Stored items:
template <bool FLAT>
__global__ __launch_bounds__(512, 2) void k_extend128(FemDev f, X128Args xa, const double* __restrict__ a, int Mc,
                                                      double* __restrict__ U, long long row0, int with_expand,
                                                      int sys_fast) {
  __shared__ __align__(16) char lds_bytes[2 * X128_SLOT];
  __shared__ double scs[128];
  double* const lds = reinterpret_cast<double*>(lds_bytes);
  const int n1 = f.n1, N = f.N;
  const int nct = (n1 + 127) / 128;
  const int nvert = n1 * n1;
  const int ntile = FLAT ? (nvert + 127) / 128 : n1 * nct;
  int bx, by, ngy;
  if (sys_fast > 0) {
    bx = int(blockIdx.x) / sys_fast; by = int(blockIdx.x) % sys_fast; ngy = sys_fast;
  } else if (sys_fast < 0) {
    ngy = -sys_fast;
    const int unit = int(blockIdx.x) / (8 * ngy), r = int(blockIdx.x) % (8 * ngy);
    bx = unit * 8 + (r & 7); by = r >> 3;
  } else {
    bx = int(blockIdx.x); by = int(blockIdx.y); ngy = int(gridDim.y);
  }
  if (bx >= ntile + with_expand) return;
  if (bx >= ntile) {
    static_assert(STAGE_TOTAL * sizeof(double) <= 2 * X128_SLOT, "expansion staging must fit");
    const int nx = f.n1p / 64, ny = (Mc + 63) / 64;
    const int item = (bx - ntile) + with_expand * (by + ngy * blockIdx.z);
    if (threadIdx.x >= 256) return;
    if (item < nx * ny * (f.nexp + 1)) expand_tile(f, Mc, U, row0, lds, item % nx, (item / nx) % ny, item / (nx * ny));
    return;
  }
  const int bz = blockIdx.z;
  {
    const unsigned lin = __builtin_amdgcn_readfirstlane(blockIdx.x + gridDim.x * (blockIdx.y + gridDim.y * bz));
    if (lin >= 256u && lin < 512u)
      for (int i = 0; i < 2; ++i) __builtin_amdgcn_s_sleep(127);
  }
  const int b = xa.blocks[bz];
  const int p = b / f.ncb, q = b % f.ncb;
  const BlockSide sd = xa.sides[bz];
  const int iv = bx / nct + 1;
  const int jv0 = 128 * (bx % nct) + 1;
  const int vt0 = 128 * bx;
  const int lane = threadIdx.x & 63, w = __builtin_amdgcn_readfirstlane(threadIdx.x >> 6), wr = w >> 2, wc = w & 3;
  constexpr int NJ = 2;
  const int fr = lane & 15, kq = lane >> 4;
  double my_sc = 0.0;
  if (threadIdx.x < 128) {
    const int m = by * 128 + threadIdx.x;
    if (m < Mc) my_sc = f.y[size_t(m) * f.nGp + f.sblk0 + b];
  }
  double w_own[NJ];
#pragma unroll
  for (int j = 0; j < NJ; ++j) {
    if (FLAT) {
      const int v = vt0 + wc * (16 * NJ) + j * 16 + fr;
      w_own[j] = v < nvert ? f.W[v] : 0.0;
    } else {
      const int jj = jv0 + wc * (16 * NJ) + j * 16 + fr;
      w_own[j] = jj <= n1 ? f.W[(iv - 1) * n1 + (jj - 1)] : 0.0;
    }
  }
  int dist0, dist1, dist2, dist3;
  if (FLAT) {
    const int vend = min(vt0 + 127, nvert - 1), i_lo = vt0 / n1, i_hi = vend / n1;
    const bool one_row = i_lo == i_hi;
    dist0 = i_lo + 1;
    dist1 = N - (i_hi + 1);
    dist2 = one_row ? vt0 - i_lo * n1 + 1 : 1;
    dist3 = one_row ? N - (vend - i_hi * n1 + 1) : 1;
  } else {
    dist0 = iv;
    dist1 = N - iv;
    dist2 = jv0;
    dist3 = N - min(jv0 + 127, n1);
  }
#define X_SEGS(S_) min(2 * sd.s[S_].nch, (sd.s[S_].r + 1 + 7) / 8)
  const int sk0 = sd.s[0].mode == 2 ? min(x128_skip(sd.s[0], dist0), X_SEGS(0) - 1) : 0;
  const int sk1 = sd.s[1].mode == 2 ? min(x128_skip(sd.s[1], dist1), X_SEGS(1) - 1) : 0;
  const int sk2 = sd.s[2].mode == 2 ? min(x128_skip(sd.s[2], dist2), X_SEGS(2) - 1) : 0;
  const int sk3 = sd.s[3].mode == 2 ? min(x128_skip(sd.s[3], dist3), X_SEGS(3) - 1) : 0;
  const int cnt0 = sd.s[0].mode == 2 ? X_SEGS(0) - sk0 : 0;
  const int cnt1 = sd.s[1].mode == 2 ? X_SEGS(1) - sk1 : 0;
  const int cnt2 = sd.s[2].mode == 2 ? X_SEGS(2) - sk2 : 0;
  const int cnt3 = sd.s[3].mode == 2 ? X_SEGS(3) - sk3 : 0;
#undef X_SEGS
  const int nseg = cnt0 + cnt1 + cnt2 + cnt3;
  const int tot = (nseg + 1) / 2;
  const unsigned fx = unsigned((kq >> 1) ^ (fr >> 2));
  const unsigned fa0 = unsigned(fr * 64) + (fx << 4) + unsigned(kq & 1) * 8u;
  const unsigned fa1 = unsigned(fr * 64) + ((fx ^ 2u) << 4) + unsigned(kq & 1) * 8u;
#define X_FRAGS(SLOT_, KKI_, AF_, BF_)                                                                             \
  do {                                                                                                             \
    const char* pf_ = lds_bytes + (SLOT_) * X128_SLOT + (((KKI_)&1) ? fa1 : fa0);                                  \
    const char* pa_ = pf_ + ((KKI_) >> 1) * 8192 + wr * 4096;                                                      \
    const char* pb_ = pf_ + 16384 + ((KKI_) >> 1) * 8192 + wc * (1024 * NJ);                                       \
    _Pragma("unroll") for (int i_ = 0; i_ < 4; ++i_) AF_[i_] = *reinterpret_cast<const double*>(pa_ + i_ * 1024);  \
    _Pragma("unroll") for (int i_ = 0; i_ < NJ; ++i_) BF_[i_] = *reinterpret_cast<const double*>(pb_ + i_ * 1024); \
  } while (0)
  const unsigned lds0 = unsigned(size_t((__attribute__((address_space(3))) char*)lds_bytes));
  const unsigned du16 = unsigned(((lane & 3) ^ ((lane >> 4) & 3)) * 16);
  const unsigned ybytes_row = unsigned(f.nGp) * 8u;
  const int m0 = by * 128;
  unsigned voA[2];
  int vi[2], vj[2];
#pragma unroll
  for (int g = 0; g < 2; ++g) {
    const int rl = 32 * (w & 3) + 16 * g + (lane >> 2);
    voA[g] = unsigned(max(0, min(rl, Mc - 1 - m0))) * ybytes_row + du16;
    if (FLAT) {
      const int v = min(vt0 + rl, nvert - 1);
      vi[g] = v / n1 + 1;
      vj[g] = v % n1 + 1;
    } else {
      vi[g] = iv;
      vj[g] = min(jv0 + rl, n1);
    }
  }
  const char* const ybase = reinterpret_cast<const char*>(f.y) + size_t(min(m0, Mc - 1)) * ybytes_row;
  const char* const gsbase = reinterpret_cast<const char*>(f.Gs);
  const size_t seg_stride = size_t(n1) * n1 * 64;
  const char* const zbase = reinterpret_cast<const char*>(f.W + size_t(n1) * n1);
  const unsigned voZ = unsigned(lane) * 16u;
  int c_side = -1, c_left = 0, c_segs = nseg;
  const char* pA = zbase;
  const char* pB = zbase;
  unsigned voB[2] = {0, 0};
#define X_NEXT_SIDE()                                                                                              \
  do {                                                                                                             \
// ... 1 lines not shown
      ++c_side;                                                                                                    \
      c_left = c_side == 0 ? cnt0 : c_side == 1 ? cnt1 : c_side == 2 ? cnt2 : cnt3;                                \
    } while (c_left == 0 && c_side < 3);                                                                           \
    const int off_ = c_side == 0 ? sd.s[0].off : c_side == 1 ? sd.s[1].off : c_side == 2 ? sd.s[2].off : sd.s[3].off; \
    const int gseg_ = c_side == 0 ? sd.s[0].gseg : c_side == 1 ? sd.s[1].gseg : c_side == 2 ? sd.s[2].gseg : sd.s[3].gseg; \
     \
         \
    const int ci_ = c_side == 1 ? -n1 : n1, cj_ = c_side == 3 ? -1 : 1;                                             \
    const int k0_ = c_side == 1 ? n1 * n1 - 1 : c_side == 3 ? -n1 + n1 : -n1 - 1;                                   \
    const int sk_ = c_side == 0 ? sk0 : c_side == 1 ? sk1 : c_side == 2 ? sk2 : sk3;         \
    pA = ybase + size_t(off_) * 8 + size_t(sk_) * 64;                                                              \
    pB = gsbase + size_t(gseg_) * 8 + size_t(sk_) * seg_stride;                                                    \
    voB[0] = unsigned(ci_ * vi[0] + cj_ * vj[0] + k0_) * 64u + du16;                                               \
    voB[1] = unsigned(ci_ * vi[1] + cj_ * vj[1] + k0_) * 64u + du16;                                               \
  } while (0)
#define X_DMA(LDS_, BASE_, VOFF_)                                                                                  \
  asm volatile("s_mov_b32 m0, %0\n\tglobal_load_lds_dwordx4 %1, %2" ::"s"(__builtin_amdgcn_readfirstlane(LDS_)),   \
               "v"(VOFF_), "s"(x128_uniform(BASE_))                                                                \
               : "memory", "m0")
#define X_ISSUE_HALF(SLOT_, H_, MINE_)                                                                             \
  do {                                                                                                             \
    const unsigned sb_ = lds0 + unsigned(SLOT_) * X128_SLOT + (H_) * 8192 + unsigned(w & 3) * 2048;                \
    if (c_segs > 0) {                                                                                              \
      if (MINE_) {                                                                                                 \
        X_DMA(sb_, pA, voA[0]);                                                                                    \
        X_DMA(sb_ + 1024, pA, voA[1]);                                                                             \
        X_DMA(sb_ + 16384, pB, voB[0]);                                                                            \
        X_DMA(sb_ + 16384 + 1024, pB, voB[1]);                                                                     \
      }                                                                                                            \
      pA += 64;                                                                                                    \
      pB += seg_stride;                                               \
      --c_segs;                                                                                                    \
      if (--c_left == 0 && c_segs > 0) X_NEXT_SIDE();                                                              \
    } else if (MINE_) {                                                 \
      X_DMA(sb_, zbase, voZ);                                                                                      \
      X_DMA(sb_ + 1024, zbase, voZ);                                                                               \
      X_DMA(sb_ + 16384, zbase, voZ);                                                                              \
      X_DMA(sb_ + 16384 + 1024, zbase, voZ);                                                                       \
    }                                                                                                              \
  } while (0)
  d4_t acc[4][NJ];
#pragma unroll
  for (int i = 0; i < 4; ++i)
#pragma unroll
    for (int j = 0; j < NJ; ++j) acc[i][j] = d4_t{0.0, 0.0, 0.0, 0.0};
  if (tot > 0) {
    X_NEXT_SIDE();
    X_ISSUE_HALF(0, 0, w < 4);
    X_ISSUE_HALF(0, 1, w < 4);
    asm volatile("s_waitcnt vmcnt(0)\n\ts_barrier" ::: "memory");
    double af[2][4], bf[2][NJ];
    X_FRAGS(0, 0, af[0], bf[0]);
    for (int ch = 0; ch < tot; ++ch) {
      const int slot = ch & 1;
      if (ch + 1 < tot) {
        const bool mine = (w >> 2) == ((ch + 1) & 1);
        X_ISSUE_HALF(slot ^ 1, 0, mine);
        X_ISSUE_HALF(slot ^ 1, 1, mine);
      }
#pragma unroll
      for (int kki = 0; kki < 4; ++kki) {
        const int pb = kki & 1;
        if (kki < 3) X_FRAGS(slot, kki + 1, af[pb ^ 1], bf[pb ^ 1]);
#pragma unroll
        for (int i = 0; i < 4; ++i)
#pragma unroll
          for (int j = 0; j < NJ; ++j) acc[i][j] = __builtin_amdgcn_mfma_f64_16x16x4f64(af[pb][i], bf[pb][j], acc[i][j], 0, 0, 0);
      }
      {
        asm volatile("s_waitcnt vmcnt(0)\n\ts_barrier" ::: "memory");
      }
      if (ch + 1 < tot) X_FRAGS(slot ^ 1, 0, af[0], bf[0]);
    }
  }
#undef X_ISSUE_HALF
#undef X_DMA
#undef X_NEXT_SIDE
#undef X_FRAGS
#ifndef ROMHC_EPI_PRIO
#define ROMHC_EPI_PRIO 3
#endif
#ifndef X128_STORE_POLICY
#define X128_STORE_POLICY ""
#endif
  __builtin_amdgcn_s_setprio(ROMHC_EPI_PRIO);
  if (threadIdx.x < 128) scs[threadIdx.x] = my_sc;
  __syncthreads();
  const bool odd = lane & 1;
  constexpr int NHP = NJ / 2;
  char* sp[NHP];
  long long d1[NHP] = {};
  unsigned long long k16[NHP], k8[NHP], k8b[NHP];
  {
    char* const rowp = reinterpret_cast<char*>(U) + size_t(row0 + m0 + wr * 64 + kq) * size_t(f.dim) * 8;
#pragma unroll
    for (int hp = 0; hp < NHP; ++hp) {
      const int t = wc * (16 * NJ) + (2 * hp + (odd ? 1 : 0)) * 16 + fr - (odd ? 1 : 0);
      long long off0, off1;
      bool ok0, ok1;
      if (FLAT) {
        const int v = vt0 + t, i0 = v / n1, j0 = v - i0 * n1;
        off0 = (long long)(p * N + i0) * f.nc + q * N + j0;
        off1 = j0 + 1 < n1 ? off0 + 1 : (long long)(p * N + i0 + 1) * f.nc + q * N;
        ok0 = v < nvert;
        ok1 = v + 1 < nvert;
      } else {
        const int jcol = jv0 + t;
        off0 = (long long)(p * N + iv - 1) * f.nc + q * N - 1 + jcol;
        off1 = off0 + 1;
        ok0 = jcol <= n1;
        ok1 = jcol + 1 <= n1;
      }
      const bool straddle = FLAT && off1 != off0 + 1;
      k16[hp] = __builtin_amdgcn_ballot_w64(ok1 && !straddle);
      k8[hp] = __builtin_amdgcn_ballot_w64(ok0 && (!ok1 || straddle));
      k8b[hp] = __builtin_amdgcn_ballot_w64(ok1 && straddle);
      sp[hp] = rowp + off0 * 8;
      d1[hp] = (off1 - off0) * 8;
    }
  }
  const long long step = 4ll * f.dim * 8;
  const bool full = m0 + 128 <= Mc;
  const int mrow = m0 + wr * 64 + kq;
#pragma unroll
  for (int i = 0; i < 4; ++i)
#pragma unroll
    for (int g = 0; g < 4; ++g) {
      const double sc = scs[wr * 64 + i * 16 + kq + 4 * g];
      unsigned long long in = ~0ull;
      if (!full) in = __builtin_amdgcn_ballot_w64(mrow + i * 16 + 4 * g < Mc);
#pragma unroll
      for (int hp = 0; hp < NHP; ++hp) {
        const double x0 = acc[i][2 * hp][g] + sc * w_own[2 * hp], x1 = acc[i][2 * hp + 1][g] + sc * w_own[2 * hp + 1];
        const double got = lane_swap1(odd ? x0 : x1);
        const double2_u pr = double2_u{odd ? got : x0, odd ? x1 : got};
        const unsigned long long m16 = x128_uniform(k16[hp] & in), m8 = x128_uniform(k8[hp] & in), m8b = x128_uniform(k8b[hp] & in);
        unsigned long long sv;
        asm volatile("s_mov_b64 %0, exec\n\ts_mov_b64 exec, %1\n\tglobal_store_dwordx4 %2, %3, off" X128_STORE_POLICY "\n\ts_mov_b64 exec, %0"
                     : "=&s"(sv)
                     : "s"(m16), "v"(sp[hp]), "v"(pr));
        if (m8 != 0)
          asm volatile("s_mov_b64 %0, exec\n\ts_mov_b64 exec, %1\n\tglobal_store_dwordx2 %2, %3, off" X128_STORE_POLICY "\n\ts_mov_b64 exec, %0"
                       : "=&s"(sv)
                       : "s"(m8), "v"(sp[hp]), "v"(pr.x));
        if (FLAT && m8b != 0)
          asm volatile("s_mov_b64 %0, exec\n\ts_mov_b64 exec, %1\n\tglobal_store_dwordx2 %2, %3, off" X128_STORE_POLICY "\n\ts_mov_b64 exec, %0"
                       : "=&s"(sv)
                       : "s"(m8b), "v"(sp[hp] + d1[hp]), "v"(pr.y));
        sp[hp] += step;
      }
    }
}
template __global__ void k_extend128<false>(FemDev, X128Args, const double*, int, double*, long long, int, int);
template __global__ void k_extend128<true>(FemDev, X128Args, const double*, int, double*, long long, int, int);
...
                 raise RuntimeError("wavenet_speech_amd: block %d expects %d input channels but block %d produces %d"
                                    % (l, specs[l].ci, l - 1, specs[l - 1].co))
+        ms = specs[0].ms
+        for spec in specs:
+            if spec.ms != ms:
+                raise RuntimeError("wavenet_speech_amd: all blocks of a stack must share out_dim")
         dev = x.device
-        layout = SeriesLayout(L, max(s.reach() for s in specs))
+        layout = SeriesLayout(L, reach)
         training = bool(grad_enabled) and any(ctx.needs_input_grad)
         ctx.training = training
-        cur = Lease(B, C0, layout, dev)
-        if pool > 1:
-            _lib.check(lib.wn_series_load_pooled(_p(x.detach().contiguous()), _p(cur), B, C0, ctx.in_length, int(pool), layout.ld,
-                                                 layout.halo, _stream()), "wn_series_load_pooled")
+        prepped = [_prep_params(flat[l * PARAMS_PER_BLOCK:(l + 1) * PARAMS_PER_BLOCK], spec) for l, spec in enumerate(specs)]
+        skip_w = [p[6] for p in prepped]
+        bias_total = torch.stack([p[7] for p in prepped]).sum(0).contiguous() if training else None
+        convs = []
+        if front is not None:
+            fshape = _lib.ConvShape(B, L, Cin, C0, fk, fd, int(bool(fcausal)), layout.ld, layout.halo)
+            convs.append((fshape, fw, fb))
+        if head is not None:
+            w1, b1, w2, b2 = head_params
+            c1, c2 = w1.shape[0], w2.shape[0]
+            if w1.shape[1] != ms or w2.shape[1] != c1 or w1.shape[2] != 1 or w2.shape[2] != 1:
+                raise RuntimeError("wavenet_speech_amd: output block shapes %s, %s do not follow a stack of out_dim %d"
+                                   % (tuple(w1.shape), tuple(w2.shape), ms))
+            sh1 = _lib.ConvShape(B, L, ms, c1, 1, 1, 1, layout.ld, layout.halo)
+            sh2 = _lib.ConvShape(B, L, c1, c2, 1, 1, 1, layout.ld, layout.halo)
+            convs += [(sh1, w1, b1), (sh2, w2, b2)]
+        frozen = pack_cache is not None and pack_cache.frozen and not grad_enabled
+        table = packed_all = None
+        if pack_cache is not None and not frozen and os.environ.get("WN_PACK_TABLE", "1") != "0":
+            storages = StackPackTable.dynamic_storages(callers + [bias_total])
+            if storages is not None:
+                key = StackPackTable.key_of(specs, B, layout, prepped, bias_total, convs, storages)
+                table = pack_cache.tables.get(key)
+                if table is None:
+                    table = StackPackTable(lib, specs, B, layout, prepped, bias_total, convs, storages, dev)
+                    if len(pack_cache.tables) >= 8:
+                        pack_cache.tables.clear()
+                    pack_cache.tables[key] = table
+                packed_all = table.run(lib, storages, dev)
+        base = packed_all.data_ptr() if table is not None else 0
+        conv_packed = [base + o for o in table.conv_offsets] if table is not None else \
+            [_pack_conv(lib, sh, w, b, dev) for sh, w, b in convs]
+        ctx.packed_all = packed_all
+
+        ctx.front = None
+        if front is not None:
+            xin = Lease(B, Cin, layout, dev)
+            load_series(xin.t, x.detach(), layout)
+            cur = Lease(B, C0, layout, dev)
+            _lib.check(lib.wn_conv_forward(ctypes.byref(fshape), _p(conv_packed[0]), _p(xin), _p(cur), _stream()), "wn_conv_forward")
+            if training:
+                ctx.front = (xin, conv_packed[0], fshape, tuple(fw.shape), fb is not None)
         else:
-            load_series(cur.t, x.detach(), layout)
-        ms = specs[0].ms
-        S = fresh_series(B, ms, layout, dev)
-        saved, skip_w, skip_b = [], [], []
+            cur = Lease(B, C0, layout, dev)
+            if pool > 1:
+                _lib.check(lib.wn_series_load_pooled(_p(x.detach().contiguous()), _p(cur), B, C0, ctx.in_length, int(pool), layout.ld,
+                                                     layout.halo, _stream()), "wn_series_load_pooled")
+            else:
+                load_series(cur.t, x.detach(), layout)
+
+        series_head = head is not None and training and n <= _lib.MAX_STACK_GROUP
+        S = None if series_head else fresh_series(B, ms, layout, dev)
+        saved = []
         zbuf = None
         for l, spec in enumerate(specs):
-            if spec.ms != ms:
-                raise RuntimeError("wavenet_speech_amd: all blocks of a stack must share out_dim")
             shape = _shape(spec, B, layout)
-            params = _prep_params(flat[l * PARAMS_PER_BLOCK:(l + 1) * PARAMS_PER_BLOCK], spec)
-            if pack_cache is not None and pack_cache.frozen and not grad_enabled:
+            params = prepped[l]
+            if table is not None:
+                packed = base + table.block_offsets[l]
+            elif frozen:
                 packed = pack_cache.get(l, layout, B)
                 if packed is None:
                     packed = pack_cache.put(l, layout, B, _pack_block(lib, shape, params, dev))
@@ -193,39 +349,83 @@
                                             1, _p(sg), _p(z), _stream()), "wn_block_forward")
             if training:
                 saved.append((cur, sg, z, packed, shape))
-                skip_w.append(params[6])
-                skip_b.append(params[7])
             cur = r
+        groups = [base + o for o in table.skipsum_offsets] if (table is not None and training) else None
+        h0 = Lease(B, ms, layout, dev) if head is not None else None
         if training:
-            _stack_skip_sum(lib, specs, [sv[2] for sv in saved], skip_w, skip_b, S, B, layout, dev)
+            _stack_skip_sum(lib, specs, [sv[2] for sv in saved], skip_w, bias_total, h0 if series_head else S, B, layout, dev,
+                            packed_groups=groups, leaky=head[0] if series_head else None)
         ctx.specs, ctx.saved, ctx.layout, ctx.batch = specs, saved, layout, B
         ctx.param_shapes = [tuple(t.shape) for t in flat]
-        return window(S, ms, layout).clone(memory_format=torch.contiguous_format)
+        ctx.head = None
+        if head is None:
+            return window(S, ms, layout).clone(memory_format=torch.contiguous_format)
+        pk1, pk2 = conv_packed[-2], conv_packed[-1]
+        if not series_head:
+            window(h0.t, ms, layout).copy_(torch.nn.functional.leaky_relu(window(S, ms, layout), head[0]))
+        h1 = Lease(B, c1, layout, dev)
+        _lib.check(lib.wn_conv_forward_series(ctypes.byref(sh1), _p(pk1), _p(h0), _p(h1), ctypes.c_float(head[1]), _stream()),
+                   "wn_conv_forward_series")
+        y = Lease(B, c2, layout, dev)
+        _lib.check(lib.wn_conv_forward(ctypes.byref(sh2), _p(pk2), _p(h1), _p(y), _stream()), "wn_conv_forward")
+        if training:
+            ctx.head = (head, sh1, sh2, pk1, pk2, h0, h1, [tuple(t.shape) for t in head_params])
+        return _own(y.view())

EXERCISE INSTRUCTIONS:
From the entries above, tally every line holding the string "ConvShape". Give only the count.

EXERCISE ANSWER:
3